Paulo Henrique Colonese, Mariana de Souza Lima, Espaço Ciência Viva.
Parte I: Os Mitos.
- Arco-íris: do encanto à compreensão.
- Arco-íris, chuvas e enchentes na mitologia Yorubá (África).
- Arco-íris, chuvas, nuvens e paixão na mitologia Zulu (África).
- Arco-íris, rios, oceanos e nuvens na mitologia grega (Império Grego).
- Arco-íris, ilha, continente, uma ponte e golfinhos na mitologia Chumash (América do Norte).
- Arco-íris, gelo, gigantes, deuses, cachoeiras e uma ponte na mitologia nórdica (Noruega, Suécia, Dinamarca e Islândia).
- Arco-íris, um rasgo no céu, pedras coloridas e uma deusa poderosa na mitologia chinesa.
- Arco-íris: uma bela índia, um casamento e sete arcos na mitologia Kaxinawá (Brasil).
- Arco-íris: um deus poderoso, um arco e raios na mitologia hindu (Índia).
- Arco-íris: duendes e potes de ouro. (Irlanda).
Os arco-íris são comumente observados em determinadas condições metereológicas bem evidentes. Normalmente, em regiões de chuva, nubladas e também ensolaradas. Deste modo, é natural que a sua explicação e origem estejam associadas a estes fenômenos climáticos.
Nanã, a mãe do arco-íris
Os Iorubás vivem em grande parte no sudoeste da Nigéria. Havendo também comunidades significativas no Benim, Togo e Gana. Trouxeram para o Brasil uma ampla carga cultural, desenvolvida especialmente no plano religioso que os envolvia.

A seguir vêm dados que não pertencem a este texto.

# ALVI-Labs/frankenstein

Measured on AMD Instinct MI355X. Metric: neural frames/sec (train fwd+bwd+AdamW, whole job), higher is better.
Workload: dtype bf16; 1 GPU; brainformer-small (6L d=384 6x64 heads, N=6144 tokens) + 2-block perceiver, L1 head; fwd+bwd+clip+AdamW; per_gpu_batch=32, global_batch=32, frames_T=600, electrodes=256, parallelism=dp1, weights=random-init (seed 42)

## Files before the change

frankenstein_amd/csrc/gemm.hip:

```cpp
#include <type_traits>

#include "fk_common.h"

namespace {

#ifndef FK_EPI_UNROLL
#define FK_EPI_UNROLL 1
#endif
#include "gemm_tile.h"

struct NtArgs {
  const void* A; const void* B; void* C;
  const void* bias; const void* res;
  int64_t lda, ldb, ldc, ldr, res_rows;
  int M, N, K, vec_epi;
  int mode;
  void* aux; int64_t ldaux;
  const float* rope_table; int64_t rope_bs; int rope_T, rope_off, rope_D, rope_cols;
  int rope_qcols; int64_t rope_qoff;
};

#ifndef FK_NT_STORES_GEMM
#define FK_NT_STORES_GEMM 1
#endif
// ... 421 lines not shown
  }
}

template <int N> FK_DEV void vm_wait_barrier() {
  asm volatile("s_waitcnt vmcnt(%0)\n\ts_barrier" ::"n"(N) : "memory");
}
constexpr int G4_LDS = 4 * 2 * TILE_BYTES;
static_assert(G4_LDS <= 160 * 1024, "LDS of a CU");
template <typename TO>
__global__ __launch_bounds__(NTHREADS, 1) void gemm_nt_glds4_kernel(NtArgs p) {
  using T = bf16_t;
  extern __shared__ __attribute__((aligned(16))) char smem[];
  const int tid = threadIdx.x, lane = tid & 63;
  const int wave = __builtin_amdgcn_readfirstlane(tid >> 6);
  const int wm = wave >> 1, wn = wave & 1, li = lane & 31, lh = lane >> 5;
  const int ntn = (p.N + BN - 1) / BN;
  const TileRange tr = tile_range(((p.M + BM - 1) / BM) * ntn);
  const int nbx = tr.nbx, t_end = tr.end;

  const T* srcA[4];
  const T* srcB[4];
  auto set_src = [&](int tile) {
    const int m0 = (tile / ntn) * BM, n0 = (tile % ntn) * BN;
#pragma unroll
    for (int j = 0; j < 4; ++j) {
      srcA[j] = dma_src(p.A, m0, p.M, p.lda, wave * 4 + j, lane);
      srcB[j] = dma_src(p.B, n0, p.N, p.ldb, wave * 4 + j, lane);
    }
  };
  auto stage = [&](int buf, int k0) __attribute__((always_inline)) {
    char* as = smem + buf * 2 * TILE_BYTES + wave * 4096;
#pragma unroll
    for (int j = 0; j < 4; ++j) {
      __builtin_amdgcn_global_load_lds((glb_void_t*)(srcA[j] + k0), (lds_void_t*)(as + j * 1024), 16, 0, 0);
      __builtin_amdgcn_global_load_lds((glb_void_t*)(srcB[j] + k0), (lds_void_t*)(as + TILE_BYTES + j * 1024), 16, 0, 0);
    }
  };
  const int nk = p.K / 64;
  auto head = [&]() __attribute__((always_inline)) {
    stage(0, 0);
    if (nk > 1) stage(1, 64);
    if (nk > 2) stage(2, 128);
  };
  int tile = tr.beg + tr.jb;
  if (tile < t_end) { set_src(tile); head(); }
  for (; tile < t_end; tile += nbx) {
    const int m0 = (tile / ntn) * BM, n0 = (tile % ntn) * BN;
    f32x16 acc[2][2];
#pragma unroll
    for (int i = 0; i < 2; ++i)
#pragma unroll
      for (int j = 0; j < 2; ++j)
#pragma unroll
        for (int r = 0; r < 16; ++r) acc[i][j][r] = 0.0f;
    for (int kt = 0; kt < nk; ++kt) {
      const int after = nk - 1 - kt;
      if (after >= 2) vm_wait_barrier<16>(); else if (after == 1) vm_wait_barrier<8>(); else vm_wait_barrier<0>();
      if (kt + 3 < nk) stage((kt + 3) & 3, (kt + 3) * 64);
      const char* as = smem + (kt & 3) * 2 * TILE_BYTES;
      const char* bs = as + TILE_BYTES;
#pragma unroll
      for (int s = 0; s < 4; ++s) {
        Frag<T> fa[2], fb[2];
#pragma unroll
        for (int i = 0; i < 2; ++i) nt_frag<T>(fa[i], as, wm * 64 + i * 32 + li, s, lh);
#pragma unroll
        for (int j = 0; j < 2; ++j) nt_frag<T>(fb[j], bs, wn * 64 + j * 32 + li, s, lh);
#pragma unroll
        for (int i = 0; i < 2; ++i)
#pragma unroll
          for (int j = 0; j < 2; ++j) mma32<T>(acc[i][j], fb[j], fa[i]);
      }
    }
    __syncthreads();
#pragma unroll
    for (int i = 0; i < 2; ++i) {
      f32x16 (&sub)[1][2] = *reinterpret_cast<f32x16 (*)[1][2]>(&acc[i][0]);
      nt_epilogue<T, TO, false, 1>(p, sub, smem + 3 * 2 * TILE_BYTES + wave * 8192, m0 + wm * 64 + i * 32, n0 + wn * 64, lane, false);
    }
    if (tile + nbx < t_end) { set_src(tile + nbx); head(); }
  }
}
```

Ifá, o Orixá da Adivinhação, o Mensageiro do Destino, e aquele que conhece todas as histórias já acontecidas e as que ainda vão acontecer, conta que entre os Iorubás, em tempos imemoriais, vivia a mais velha de todas as mulheres, a mais antiga de todas.
Ela era tão velha que até ajudou Oxalá – o Orixá Criador do Mundo – a criar a Humanidade, emprestando-lhe a lama do fundo do lago onde ela vivia para que ele moldasse o primeiro ser humano.
Essa bela história é contada na Cantiga para Oxalá e Nanã, de Nanan:
- Odudua criou o ar, fogo e terra, água e lama pra brincar
- De água e lodo vi chegar no aiyê, Nanã
- A mais velha Iemanjá
- E Oxalá com sua boa argila vem, vem, vem
- Vem moldar, com sua boa argila vem, vem, vem
- Traz a força que gira pra dentro e pra fora
- De todos, todos elementos que essa cabaça
- Que molda a existência aqui contém
- E dessa lama, essa água parada, se forma a terra
- Se sê, para a terra
- E desse mangue, firme e forte, Nanã vem, “saluba Nanã!”
- Vem nanã, mãe das lamas nanã vem, vem, vem
- Vem curar, traz a chuva e todo bem, vem bem
- Pois dela tudo virá, e tudo será devolvido
- Depois de cumprida a missão
- Cada qual, cada ser leva à lama o coração
- “Simbora” aprender, é “philo” e “sophia”, amor e saber
- Viemos de tão longe lá das estrelas
- Pra nessa terra vir morrer ê ê ê ê ê ê
- E vem com seu ibiri, ibiri, ibiri
- Vem com seu cetro de fibra de folha de dendezeiro
- Atada, enfeitada com tiras de couro ornadas de búzios
- Nanã vem. Todo bem que vem, vem bem
- Sou feliz com vocês que são do bem
- Não fico a esperar que as estrelas
- Lá do céu venham baixar
- Com os meus pés me levantei
- Pois dessa lama muito vi e pouco sei.
Apesar de velha, era uma mulher lindíssima e uma deusa. Nanã (nanan = raiz) era seu nome. Ela é a Orixá das Chuvas, dos Mangues, dos Pântanos, da Lama e Senhora da Morte. É responsável pelos portais da reencarnação (nascimento) e da desencarnação (morte).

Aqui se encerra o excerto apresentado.